- Opening Delimiter -

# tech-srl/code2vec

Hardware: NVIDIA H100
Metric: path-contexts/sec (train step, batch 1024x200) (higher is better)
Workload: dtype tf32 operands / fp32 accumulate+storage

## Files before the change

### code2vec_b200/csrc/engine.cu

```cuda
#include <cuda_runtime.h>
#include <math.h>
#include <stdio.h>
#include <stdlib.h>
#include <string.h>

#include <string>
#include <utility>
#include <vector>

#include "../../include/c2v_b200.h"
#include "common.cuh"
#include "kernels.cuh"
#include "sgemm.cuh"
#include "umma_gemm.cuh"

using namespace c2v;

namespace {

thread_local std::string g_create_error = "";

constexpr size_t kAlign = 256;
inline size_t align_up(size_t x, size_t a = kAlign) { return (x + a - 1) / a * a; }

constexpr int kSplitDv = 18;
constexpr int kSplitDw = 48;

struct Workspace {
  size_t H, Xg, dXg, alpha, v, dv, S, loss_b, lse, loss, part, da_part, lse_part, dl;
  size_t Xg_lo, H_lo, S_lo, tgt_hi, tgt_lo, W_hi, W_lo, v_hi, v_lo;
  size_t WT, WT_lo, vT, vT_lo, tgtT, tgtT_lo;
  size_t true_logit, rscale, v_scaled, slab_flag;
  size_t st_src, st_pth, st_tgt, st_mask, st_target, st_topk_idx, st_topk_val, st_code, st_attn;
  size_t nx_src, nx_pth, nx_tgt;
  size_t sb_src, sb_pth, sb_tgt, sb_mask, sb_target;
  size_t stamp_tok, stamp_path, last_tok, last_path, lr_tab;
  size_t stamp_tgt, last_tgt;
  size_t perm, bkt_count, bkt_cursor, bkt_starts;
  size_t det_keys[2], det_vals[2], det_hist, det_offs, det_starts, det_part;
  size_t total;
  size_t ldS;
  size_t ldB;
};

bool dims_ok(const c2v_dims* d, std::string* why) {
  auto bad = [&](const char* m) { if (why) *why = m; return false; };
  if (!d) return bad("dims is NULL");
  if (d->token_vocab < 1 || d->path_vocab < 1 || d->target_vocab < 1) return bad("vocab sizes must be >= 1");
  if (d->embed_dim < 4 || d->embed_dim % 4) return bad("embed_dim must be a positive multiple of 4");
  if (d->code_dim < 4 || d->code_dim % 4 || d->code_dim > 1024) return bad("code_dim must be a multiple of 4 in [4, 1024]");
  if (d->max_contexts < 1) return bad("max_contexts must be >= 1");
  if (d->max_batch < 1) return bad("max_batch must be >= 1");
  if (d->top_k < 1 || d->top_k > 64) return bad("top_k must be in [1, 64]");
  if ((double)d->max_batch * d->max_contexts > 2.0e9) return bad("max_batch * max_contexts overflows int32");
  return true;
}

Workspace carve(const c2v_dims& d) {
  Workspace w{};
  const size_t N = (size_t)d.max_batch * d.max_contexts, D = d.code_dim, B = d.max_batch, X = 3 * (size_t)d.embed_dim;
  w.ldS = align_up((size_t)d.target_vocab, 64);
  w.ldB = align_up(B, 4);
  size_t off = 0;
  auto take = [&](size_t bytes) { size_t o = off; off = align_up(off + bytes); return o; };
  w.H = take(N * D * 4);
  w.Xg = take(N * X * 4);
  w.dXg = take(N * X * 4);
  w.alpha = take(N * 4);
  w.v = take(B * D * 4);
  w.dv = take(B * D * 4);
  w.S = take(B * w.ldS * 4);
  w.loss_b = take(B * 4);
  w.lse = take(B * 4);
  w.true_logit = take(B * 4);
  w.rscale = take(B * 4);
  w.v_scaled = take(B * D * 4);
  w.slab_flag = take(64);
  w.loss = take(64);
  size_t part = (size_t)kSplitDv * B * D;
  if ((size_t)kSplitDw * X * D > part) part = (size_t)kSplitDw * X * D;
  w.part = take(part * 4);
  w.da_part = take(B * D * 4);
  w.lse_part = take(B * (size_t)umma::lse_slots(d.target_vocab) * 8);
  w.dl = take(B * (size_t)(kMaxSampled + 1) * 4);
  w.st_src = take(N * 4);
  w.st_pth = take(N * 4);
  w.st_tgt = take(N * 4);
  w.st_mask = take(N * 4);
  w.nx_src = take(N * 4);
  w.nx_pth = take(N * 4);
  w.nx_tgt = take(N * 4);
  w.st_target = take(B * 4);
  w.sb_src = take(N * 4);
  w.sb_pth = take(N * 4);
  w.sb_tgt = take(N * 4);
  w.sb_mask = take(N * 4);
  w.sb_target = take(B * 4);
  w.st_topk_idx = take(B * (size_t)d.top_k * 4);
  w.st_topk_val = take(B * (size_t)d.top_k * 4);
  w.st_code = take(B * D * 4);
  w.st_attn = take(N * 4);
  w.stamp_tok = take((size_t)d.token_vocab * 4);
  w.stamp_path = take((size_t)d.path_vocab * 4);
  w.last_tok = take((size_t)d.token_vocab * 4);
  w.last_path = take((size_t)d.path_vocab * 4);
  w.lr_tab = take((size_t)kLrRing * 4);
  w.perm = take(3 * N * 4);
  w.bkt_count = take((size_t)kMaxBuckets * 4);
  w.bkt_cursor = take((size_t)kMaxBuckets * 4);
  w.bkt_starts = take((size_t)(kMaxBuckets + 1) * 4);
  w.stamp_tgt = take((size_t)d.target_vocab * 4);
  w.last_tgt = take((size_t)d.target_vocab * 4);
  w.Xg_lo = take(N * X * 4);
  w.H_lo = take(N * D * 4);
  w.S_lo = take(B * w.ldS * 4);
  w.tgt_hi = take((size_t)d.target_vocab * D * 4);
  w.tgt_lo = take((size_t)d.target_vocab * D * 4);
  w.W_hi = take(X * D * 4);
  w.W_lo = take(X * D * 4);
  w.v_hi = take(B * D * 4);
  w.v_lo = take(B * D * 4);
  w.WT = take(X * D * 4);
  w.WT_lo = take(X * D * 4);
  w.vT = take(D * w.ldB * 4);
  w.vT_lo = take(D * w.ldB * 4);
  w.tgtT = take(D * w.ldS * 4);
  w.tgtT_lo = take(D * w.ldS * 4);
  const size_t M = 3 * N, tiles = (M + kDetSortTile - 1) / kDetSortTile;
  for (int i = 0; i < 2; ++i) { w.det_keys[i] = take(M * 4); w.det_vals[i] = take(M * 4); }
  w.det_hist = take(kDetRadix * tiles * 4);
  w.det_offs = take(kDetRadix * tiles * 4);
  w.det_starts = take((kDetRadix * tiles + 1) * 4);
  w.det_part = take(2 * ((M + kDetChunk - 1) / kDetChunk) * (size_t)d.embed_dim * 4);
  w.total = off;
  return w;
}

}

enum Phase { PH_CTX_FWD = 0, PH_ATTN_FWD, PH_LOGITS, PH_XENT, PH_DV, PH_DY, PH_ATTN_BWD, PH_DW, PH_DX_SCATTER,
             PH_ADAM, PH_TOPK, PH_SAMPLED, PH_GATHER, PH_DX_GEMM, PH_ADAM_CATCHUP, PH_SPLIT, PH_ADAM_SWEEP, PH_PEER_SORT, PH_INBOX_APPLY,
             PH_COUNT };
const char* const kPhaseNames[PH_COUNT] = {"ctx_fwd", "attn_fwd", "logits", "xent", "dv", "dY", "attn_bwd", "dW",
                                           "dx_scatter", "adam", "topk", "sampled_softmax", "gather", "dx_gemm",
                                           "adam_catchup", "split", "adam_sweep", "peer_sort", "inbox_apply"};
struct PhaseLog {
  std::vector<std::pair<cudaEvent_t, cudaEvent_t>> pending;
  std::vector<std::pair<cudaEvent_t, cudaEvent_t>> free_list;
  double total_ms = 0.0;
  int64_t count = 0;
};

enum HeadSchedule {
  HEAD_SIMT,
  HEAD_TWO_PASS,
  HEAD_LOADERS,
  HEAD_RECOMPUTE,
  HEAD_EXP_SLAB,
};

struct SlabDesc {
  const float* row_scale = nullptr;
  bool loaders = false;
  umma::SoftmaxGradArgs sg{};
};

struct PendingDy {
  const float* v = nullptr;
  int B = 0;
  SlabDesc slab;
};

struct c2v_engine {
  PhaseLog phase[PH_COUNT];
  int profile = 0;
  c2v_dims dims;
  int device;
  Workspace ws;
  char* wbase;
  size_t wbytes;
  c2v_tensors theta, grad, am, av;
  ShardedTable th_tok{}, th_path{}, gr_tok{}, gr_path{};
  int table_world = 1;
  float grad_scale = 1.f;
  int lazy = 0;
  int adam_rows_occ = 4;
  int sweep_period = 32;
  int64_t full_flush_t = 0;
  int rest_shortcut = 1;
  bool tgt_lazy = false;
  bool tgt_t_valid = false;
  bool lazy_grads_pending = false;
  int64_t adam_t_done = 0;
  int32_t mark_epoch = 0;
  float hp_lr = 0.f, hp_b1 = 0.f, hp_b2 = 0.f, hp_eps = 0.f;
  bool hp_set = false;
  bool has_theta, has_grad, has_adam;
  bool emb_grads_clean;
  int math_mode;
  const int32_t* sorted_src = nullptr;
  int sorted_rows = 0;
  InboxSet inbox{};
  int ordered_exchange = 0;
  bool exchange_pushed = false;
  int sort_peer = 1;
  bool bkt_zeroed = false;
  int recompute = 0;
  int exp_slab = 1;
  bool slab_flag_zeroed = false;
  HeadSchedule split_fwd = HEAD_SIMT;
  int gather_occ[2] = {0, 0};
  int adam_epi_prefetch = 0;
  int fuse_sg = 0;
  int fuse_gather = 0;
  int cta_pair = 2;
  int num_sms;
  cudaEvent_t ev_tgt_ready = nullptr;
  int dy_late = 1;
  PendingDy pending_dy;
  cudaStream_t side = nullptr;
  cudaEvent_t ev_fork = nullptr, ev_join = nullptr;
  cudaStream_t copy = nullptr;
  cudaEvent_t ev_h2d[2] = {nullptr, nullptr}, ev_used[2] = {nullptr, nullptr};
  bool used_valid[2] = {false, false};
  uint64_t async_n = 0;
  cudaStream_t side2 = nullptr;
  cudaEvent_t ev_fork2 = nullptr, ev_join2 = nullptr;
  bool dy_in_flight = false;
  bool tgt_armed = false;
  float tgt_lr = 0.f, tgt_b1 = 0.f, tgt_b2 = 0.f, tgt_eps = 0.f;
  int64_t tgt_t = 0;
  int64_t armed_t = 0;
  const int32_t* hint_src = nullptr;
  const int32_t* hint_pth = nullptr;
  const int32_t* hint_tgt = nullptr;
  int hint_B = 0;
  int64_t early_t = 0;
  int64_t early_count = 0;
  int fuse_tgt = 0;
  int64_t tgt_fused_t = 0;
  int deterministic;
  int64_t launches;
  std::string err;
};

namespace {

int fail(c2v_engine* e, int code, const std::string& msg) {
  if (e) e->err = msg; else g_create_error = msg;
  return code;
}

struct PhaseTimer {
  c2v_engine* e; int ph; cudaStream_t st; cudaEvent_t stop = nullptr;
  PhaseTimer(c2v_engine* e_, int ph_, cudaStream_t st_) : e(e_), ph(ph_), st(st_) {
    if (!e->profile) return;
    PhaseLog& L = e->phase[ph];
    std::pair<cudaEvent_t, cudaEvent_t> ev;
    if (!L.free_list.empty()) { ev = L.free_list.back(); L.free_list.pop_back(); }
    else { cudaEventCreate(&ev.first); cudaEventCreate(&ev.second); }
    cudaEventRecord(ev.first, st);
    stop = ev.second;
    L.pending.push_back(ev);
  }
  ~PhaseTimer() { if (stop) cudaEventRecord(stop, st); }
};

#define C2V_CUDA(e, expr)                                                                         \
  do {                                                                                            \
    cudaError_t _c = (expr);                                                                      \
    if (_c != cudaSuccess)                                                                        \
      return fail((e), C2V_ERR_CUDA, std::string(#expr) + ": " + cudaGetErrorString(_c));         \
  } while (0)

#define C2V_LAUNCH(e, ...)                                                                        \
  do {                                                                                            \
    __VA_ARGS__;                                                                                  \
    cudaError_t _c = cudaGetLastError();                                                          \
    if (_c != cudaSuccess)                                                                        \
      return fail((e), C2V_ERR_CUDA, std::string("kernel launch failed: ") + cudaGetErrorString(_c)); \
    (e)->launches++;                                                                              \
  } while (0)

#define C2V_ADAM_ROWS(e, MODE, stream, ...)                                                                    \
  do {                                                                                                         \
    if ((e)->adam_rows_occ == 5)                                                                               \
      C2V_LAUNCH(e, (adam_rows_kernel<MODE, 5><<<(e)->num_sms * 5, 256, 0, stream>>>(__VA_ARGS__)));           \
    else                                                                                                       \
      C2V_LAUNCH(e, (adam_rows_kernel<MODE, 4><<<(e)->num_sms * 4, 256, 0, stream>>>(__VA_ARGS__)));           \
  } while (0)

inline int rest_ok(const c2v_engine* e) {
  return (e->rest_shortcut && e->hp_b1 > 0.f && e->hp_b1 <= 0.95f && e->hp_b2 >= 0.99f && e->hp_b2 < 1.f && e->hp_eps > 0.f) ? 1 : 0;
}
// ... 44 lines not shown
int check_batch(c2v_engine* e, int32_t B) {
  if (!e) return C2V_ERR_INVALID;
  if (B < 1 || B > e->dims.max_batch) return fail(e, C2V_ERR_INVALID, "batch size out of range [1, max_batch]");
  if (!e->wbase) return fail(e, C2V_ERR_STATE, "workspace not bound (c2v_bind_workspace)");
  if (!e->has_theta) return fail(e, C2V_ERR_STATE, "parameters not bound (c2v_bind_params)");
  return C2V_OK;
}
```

- Closing Delimiter -
- Opening Delimiter -

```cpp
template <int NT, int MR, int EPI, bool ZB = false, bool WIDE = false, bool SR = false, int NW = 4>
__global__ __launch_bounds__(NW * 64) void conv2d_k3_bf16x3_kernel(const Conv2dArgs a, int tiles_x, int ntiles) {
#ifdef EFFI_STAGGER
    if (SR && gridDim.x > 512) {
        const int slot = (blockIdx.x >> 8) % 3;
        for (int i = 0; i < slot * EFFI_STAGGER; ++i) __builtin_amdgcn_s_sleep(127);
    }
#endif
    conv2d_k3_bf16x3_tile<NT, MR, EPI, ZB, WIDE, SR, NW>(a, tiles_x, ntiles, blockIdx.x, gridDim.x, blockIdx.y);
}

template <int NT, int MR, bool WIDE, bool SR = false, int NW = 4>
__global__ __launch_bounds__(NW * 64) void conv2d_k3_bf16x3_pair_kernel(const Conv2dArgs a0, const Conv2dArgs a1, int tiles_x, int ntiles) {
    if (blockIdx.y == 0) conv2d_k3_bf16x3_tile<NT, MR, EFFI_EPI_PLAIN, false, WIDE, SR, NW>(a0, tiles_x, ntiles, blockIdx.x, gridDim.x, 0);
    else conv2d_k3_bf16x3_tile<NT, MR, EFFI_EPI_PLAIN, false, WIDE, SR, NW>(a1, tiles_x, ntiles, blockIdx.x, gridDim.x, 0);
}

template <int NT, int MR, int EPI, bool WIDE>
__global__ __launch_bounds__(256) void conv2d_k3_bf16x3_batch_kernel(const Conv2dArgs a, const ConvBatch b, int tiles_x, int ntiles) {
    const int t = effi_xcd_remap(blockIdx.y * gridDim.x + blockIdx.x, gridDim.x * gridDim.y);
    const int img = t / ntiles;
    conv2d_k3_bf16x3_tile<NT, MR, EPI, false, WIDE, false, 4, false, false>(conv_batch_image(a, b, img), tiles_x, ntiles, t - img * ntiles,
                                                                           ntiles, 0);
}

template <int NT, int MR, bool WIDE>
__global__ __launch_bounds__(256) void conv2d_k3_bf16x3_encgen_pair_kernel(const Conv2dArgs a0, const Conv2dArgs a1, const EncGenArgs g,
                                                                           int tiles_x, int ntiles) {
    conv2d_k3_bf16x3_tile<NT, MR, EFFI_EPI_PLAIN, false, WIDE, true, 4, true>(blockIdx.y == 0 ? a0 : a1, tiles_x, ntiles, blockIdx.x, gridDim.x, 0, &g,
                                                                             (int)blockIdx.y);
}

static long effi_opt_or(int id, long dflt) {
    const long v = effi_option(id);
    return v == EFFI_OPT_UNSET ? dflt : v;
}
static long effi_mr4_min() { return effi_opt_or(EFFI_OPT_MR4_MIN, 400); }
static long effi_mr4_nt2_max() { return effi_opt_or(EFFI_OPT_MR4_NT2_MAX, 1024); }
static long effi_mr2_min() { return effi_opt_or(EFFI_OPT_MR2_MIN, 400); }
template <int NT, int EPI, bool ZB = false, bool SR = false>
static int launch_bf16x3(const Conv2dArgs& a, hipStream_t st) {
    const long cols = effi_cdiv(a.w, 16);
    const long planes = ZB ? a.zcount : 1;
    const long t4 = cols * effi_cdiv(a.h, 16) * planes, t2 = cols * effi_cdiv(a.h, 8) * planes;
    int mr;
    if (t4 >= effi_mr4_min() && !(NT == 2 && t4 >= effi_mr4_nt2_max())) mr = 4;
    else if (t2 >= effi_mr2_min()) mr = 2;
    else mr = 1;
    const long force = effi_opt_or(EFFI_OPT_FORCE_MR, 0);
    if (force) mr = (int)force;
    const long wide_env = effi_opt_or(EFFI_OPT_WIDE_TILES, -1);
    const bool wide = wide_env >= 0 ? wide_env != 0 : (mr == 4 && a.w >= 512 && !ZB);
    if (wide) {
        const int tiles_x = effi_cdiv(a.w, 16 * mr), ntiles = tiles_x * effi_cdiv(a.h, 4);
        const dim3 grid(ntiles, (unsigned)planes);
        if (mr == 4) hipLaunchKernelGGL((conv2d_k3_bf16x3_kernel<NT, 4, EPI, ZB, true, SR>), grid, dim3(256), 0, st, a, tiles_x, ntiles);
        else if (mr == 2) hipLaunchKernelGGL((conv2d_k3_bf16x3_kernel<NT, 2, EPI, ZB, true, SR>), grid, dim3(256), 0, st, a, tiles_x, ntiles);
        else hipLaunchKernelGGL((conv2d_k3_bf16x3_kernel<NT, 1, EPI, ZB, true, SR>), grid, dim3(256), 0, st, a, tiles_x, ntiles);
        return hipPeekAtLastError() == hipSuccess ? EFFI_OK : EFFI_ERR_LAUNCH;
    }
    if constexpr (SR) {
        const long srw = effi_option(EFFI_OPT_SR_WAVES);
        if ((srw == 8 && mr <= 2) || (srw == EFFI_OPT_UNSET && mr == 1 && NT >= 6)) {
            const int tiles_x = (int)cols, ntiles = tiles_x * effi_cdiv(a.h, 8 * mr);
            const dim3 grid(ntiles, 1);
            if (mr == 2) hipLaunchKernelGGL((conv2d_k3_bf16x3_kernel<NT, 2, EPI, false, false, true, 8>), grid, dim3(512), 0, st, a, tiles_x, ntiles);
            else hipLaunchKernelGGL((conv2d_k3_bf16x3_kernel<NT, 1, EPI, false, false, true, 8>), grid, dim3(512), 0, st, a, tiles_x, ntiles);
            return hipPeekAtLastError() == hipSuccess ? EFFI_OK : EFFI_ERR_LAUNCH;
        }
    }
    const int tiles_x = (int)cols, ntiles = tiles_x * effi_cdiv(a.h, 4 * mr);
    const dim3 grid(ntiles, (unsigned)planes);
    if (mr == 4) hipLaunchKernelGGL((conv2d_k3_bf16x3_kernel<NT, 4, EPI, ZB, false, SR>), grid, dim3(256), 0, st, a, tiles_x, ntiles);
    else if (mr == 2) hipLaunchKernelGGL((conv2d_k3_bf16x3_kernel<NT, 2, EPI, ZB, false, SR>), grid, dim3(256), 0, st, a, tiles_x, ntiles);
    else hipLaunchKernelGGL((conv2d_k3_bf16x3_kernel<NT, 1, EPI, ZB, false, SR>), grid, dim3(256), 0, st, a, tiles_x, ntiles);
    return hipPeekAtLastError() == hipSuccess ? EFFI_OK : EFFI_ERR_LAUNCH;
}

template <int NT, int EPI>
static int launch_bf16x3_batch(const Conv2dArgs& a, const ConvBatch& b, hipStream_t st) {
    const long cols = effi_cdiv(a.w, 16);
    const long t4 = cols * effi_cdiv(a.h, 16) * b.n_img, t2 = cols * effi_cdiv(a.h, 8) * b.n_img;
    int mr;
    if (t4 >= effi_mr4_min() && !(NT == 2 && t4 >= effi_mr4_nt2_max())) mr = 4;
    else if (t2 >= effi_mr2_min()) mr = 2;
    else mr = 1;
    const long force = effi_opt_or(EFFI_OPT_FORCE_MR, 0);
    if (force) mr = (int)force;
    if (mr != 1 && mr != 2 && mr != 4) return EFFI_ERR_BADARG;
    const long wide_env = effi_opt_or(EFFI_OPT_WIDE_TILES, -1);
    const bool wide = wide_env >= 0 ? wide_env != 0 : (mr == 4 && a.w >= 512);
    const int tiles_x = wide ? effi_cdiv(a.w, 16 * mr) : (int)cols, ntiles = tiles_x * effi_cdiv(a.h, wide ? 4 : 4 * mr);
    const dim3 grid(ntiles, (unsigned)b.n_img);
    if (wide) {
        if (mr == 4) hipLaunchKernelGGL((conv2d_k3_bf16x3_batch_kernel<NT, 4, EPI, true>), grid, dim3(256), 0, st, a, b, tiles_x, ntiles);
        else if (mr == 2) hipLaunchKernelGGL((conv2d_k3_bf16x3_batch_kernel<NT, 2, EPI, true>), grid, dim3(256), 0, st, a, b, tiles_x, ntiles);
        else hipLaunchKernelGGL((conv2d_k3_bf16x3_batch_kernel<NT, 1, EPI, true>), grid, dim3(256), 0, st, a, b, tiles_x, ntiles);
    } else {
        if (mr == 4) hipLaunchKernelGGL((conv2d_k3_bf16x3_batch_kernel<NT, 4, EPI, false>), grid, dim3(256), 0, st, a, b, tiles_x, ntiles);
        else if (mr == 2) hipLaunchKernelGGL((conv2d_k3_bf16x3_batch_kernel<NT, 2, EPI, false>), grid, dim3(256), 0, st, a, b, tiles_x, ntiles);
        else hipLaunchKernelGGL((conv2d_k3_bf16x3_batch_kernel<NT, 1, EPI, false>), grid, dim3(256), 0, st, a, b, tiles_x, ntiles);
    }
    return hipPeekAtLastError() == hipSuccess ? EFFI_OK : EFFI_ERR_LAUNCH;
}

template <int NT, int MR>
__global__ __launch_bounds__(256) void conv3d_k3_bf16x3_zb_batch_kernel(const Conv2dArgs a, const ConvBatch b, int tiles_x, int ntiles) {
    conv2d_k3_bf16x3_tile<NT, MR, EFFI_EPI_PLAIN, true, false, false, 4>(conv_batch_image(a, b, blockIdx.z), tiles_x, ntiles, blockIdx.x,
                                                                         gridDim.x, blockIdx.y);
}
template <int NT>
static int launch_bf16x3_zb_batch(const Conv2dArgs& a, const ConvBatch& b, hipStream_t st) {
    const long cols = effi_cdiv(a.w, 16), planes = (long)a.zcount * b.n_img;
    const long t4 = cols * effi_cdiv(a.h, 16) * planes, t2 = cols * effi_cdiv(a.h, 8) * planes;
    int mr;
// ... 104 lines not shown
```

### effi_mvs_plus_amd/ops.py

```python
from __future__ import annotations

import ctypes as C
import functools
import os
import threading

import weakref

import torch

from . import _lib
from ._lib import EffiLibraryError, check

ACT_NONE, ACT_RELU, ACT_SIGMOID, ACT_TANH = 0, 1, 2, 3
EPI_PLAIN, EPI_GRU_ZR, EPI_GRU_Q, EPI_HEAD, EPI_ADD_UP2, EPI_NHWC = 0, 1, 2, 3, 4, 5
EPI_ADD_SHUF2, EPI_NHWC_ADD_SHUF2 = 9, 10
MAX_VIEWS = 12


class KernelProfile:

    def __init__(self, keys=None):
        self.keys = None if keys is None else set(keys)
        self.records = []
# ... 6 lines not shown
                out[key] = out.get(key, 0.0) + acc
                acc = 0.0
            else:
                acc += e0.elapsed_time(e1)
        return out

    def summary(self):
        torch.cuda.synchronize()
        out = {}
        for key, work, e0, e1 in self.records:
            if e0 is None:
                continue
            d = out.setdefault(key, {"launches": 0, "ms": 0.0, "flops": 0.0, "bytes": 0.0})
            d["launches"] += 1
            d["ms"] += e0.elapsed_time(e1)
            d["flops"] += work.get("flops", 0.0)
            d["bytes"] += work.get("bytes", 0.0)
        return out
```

- Closing Delimiter -

> [What the task requires] In how many lines of the records does the word "second" occur? Reply with the number only.

> [Completed exercise] 2